--- START ---

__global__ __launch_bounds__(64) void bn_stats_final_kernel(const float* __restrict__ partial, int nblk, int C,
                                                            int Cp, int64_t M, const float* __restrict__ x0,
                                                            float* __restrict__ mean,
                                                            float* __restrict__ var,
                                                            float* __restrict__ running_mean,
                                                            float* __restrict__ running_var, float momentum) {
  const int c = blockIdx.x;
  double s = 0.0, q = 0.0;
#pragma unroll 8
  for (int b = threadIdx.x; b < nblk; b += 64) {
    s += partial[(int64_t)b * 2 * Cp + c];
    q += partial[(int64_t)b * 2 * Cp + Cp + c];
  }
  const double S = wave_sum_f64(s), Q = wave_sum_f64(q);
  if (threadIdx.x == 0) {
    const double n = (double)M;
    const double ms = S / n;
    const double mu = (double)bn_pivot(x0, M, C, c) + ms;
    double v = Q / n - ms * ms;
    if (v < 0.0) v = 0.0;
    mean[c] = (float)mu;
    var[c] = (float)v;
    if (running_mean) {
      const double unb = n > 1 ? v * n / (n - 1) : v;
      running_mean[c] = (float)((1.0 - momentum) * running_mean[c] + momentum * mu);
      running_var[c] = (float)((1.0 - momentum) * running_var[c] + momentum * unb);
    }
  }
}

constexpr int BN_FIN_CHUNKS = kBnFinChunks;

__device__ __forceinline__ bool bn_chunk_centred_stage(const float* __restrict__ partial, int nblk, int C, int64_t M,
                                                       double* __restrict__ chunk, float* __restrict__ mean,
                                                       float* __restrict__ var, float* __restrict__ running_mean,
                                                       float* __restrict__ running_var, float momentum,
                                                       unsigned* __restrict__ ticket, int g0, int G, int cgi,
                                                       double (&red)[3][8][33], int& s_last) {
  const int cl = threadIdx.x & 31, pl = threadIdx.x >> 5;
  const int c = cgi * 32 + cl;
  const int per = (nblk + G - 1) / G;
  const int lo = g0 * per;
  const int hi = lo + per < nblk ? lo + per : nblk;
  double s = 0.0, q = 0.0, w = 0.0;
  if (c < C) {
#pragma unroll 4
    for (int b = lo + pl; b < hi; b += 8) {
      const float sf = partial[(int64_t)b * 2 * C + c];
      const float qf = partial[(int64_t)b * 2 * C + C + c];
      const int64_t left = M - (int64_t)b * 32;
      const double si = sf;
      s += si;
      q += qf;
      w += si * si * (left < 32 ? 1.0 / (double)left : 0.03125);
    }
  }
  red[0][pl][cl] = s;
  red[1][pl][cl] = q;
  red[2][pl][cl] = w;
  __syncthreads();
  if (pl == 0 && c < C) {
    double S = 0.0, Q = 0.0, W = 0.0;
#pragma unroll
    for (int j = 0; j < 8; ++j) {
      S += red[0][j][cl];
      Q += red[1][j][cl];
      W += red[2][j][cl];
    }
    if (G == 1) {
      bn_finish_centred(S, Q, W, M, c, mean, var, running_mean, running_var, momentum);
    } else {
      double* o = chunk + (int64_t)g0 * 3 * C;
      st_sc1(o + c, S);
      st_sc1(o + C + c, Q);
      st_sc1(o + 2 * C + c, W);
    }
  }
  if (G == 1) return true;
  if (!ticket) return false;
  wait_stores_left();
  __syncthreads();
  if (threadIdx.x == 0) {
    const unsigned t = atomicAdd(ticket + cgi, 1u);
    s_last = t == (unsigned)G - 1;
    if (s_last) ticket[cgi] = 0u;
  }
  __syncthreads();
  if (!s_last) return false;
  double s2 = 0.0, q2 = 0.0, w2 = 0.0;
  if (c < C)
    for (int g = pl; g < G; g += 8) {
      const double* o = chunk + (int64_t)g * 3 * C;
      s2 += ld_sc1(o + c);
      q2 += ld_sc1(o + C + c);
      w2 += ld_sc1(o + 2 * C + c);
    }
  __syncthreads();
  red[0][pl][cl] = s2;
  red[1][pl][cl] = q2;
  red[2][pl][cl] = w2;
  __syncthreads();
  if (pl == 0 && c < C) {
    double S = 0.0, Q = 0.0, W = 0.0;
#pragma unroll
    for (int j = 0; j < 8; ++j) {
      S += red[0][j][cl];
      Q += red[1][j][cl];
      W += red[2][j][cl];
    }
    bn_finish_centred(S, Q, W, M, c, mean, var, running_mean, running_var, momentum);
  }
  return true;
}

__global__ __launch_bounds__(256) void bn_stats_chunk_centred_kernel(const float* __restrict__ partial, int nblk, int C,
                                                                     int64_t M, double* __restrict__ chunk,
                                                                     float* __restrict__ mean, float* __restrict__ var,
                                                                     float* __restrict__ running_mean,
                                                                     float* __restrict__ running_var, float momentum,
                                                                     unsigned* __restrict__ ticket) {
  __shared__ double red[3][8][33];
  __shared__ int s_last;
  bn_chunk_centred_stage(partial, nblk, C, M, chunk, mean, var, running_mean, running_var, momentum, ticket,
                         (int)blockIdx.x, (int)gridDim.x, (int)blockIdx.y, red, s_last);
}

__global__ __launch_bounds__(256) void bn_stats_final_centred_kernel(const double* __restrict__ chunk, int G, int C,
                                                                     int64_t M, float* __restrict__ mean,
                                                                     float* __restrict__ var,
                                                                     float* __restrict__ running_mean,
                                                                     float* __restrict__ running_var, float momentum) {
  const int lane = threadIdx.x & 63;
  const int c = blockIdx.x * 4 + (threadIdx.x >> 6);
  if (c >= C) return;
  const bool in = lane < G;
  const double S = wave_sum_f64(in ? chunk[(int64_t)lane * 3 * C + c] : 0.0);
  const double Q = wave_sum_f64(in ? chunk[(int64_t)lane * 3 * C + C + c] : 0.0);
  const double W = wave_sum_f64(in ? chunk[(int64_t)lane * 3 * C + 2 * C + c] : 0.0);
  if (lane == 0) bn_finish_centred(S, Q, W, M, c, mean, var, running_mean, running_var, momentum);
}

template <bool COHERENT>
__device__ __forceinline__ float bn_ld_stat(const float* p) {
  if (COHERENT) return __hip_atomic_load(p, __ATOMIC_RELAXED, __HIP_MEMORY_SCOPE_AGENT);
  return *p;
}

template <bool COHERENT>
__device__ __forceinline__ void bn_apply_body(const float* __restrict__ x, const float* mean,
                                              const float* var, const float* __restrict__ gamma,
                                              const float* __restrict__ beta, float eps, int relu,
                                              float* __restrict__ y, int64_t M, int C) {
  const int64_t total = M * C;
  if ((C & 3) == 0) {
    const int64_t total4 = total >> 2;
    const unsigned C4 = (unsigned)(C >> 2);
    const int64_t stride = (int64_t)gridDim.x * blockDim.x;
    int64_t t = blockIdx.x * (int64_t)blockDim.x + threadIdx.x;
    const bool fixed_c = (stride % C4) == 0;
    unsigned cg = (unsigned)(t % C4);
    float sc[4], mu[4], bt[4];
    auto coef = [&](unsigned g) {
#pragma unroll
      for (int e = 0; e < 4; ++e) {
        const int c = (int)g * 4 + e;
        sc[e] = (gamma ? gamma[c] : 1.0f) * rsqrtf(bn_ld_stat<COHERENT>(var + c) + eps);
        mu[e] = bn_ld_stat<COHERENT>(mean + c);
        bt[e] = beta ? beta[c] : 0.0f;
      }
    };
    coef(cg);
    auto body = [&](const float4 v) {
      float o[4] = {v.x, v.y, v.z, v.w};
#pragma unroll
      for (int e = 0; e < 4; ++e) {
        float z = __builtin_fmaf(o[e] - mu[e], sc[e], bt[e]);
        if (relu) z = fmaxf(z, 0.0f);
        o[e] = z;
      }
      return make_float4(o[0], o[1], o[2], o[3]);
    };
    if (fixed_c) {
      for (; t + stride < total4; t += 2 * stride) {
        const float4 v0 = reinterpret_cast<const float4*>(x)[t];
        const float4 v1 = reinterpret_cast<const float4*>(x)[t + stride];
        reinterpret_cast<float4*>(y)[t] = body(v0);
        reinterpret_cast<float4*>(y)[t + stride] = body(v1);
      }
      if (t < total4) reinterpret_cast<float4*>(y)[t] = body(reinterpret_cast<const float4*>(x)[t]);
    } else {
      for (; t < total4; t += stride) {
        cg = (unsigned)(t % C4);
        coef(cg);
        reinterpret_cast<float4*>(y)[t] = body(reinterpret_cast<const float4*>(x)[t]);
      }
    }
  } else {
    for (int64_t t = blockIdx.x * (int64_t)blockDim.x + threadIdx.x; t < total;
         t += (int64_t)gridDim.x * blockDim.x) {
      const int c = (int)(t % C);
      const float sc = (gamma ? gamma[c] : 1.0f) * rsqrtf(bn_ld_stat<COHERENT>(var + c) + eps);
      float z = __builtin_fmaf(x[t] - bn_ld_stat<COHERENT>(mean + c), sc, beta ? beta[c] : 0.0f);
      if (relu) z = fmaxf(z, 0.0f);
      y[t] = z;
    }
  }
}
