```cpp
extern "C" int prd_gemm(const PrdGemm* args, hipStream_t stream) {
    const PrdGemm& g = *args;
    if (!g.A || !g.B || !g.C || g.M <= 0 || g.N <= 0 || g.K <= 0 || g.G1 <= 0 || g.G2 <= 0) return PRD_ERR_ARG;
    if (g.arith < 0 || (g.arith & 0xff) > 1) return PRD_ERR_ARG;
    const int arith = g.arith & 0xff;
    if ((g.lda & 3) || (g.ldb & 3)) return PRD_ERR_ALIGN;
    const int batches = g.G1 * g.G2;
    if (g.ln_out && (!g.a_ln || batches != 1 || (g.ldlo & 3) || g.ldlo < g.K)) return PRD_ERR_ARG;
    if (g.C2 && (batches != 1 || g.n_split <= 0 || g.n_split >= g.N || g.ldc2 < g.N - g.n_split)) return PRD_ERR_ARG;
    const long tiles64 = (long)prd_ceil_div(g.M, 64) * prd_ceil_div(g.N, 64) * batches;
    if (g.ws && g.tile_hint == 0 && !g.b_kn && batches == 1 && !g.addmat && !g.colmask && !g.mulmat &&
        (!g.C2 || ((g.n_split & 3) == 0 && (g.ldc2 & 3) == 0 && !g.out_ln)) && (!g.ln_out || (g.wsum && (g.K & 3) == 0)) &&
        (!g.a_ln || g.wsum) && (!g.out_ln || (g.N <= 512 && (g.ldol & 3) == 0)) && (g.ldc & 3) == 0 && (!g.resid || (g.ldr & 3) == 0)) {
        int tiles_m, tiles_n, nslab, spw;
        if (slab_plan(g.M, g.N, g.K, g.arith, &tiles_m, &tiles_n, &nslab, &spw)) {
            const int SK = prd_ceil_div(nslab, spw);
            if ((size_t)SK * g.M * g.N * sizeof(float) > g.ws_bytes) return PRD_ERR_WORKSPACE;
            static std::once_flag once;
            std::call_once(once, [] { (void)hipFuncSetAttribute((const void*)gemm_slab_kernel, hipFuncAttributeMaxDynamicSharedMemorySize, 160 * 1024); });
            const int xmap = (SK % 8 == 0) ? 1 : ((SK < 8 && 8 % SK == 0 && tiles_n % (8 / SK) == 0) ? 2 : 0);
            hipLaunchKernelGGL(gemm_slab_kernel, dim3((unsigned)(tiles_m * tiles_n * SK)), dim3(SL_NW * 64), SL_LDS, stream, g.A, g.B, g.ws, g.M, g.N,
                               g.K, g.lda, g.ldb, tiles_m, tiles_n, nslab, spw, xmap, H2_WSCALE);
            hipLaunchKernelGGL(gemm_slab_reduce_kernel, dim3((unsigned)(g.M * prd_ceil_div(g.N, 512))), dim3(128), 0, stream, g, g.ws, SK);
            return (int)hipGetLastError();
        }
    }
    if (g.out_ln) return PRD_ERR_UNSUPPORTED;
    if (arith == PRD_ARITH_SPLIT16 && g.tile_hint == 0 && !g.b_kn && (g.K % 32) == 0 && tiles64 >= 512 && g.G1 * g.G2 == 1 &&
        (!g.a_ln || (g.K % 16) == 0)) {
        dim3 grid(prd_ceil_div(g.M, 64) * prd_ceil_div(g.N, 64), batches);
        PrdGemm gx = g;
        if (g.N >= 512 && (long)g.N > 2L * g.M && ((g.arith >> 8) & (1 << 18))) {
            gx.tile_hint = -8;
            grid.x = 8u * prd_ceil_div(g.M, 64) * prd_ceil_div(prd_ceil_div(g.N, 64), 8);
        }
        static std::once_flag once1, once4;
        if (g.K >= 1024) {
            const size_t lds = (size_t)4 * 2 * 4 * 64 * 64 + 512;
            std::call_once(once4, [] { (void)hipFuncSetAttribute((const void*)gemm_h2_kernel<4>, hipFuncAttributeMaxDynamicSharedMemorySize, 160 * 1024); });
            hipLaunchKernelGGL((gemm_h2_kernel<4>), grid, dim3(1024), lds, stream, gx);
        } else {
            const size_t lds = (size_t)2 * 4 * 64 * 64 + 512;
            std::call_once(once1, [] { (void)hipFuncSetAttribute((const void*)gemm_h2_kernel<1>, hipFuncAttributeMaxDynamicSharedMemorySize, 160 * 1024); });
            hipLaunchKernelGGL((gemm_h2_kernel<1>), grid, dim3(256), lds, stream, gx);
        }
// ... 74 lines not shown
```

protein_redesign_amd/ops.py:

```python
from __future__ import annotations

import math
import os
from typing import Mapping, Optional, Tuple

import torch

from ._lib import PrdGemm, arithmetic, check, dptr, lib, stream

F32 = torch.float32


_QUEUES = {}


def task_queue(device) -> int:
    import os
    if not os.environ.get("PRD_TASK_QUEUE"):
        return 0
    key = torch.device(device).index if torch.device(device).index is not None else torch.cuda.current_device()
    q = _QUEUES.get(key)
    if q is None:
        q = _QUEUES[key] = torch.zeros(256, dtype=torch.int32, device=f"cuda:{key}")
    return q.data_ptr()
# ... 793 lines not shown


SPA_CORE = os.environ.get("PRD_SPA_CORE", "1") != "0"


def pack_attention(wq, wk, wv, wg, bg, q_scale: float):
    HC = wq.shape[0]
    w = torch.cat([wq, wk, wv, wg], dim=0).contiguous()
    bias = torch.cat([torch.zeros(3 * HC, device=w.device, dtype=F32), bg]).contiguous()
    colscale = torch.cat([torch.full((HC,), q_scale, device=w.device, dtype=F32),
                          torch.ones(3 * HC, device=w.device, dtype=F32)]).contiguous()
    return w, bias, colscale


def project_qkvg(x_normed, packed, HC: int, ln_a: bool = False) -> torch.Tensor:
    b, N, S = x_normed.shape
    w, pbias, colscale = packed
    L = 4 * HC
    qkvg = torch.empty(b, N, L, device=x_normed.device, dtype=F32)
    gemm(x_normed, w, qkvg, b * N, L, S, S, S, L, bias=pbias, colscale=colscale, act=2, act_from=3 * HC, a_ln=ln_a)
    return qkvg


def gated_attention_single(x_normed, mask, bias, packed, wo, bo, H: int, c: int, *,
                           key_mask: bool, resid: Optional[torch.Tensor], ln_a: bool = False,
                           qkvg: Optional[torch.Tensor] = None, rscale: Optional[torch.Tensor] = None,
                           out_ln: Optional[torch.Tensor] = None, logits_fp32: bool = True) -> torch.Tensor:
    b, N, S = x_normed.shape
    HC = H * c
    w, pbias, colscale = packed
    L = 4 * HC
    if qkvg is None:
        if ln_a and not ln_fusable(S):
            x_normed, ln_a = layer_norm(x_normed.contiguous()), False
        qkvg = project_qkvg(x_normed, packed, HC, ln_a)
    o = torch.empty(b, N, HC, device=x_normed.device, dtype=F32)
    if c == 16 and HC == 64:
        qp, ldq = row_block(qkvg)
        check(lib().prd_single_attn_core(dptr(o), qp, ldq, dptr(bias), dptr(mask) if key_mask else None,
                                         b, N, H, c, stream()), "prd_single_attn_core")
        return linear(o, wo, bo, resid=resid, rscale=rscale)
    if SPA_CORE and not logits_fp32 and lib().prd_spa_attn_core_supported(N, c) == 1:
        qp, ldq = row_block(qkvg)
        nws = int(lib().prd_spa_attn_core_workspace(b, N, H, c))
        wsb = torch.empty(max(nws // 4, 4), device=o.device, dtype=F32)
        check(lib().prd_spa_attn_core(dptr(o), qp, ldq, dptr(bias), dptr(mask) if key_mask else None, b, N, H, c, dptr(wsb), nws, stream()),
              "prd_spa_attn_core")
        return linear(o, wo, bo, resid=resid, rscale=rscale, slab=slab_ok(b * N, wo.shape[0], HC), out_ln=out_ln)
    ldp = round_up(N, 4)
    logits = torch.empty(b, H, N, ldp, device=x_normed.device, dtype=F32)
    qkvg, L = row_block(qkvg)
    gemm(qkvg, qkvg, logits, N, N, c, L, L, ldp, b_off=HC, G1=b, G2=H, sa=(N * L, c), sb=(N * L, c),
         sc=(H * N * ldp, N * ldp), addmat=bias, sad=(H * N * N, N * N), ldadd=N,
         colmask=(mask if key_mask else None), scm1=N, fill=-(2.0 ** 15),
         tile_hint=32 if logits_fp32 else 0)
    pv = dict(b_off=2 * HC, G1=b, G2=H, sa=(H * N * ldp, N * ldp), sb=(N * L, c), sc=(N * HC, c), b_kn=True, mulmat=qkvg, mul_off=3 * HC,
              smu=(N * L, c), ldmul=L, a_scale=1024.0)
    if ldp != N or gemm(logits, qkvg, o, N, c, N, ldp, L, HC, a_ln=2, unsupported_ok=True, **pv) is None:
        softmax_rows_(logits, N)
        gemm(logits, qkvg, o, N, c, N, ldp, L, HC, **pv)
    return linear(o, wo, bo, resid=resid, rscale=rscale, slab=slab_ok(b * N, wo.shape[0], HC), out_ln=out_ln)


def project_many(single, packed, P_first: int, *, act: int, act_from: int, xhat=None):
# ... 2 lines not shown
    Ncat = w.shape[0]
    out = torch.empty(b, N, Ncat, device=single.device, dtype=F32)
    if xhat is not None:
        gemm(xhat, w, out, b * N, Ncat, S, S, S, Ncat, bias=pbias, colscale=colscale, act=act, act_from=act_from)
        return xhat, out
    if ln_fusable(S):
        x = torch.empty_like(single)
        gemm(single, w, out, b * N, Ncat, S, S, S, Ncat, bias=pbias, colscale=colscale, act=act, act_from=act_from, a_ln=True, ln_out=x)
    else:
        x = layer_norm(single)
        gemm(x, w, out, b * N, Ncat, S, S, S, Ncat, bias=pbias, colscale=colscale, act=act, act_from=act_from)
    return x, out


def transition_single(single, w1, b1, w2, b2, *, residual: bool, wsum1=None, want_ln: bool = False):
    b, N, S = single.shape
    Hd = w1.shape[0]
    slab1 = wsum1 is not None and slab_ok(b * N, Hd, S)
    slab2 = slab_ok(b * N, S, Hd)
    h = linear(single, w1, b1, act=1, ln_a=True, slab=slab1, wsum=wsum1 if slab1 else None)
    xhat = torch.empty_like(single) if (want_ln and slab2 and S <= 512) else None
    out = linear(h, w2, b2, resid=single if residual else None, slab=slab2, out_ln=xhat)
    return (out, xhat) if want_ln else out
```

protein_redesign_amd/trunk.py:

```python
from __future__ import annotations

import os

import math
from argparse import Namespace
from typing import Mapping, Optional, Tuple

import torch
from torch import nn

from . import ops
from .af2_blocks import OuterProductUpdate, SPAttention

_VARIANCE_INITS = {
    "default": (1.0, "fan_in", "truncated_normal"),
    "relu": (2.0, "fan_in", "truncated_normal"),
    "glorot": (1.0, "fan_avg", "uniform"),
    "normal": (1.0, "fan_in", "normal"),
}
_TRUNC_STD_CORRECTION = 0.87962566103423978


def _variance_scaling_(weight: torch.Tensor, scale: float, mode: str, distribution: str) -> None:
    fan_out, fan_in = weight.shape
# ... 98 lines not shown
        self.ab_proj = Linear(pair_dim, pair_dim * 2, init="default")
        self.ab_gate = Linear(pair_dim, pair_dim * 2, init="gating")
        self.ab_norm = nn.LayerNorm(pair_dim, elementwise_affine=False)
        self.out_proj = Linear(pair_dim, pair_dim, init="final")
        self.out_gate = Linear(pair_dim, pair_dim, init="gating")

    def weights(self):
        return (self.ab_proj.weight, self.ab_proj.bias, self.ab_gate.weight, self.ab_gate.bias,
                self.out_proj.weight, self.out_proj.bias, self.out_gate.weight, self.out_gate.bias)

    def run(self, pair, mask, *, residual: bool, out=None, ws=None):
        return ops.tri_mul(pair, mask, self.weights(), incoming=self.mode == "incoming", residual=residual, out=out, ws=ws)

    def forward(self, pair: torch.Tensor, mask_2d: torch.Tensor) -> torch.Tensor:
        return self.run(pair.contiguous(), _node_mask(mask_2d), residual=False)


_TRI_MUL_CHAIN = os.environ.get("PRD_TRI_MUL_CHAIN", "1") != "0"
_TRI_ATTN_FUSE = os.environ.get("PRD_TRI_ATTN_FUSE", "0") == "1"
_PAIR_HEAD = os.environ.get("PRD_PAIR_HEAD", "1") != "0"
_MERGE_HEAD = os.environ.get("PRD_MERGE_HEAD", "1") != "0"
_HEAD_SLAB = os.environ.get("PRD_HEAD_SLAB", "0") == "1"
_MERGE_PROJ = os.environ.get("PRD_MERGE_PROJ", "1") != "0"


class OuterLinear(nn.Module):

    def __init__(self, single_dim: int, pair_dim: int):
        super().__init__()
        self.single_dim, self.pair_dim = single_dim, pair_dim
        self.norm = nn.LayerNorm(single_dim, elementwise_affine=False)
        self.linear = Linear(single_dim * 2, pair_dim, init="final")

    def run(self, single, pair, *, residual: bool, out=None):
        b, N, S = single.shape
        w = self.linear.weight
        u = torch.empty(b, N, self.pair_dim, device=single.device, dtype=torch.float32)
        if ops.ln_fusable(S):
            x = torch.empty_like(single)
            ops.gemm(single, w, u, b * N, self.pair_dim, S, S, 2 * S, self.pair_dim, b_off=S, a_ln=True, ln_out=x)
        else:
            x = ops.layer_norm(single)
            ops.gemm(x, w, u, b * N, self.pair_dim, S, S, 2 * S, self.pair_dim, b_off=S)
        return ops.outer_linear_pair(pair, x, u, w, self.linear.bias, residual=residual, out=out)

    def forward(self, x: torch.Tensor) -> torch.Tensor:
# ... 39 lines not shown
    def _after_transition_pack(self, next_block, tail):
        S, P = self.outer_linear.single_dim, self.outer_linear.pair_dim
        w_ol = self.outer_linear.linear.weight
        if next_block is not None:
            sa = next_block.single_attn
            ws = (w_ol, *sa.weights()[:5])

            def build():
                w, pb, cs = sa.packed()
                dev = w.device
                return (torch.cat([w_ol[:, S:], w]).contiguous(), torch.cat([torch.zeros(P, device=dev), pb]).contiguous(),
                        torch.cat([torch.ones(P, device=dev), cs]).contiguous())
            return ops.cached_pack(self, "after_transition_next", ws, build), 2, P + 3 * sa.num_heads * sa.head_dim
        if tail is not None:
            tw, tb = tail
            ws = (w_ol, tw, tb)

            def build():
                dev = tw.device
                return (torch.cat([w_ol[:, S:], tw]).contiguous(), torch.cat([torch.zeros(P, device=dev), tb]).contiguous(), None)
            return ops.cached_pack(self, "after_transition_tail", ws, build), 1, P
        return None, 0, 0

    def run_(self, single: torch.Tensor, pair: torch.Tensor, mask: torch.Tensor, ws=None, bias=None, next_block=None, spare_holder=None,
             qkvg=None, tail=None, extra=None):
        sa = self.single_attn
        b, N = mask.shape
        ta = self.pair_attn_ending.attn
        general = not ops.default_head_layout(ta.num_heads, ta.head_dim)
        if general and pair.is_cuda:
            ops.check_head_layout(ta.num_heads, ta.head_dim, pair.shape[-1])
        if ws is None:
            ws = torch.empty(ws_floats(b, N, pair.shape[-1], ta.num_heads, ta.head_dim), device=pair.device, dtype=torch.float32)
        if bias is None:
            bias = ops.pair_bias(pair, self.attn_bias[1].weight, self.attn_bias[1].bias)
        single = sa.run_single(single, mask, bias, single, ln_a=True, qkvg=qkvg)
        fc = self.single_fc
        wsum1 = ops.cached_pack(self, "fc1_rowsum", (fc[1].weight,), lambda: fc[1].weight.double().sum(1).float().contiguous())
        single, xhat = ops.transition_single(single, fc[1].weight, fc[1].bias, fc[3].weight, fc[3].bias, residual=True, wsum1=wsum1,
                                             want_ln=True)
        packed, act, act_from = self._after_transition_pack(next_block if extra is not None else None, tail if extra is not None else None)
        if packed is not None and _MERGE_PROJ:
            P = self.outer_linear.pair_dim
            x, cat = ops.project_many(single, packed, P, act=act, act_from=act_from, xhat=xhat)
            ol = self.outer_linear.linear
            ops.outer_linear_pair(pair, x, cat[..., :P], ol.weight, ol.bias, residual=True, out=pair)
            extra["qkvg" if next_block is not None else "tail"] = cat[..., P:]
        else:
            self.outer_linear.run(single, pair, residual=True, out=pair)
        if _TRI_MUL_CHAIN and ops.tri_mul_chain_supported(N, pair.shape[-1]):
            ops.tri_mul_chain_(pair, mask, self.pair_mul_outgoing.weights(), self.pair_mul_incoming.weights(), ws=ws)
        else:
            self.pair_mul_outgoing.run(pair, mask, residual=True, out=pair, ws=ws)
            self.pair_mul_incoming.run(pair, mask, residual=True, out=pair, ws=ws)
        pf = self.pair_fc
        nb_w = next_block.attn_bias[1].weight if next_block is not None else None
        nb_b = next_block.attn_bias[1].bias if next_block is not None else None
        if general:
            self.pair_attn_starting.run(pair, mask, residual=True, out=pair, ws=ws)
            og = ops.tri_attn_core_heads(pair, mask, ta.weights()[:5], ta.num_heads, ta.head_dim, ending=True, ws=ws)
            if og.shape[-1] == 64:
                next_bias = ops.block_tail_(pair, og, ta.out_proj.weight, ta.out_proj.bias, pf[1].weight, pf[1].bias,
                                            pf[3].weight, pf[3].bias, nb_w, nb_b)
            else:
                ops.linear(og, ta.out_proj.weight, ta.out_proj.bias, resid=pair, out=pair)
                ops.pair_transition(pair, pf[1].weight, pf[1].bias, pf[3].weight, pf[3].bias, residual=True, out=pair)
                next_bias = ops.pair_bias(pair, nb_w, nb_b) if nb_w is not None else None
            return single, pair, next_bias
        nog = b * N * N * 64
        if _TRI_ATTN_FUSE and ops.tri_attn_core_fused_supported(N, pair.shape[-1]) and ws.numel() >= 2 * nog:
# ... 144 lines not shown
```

--- END ---

**TASK STATEMENT:**
Return each line of the entries that holds the string "xhat".

**YOUR SOLUTION:**
def project_many(single, packed, P_first: int, *, act: int, act_from: int, xhat=None):
    if xhat is not None:
        gemm(xhat, w, out, b * N, Ncat, S, S, S, Ncat, bias=pbias, colscale=colscale, act=act, act_from=act_from)
        return xhat, out
    xhat = torch.empty_like(single) if (want_ln and slab2 and S <= 512) else None
    out = linear(h, w2, b2, resid=single if residual else None, slab=slab2, out_ln=xhat)
    return (out, xhat) if want_ln else out
        single, xhat = ops.transition_single(single, fc[1].weight, fc[1].bias, fc[3].weight, fc[3].bias, residual=True, wsum1=wsum1,
            x, cat = ops.project_many(single, packed, P, act=act, act_from=act_from, xhat=xhat)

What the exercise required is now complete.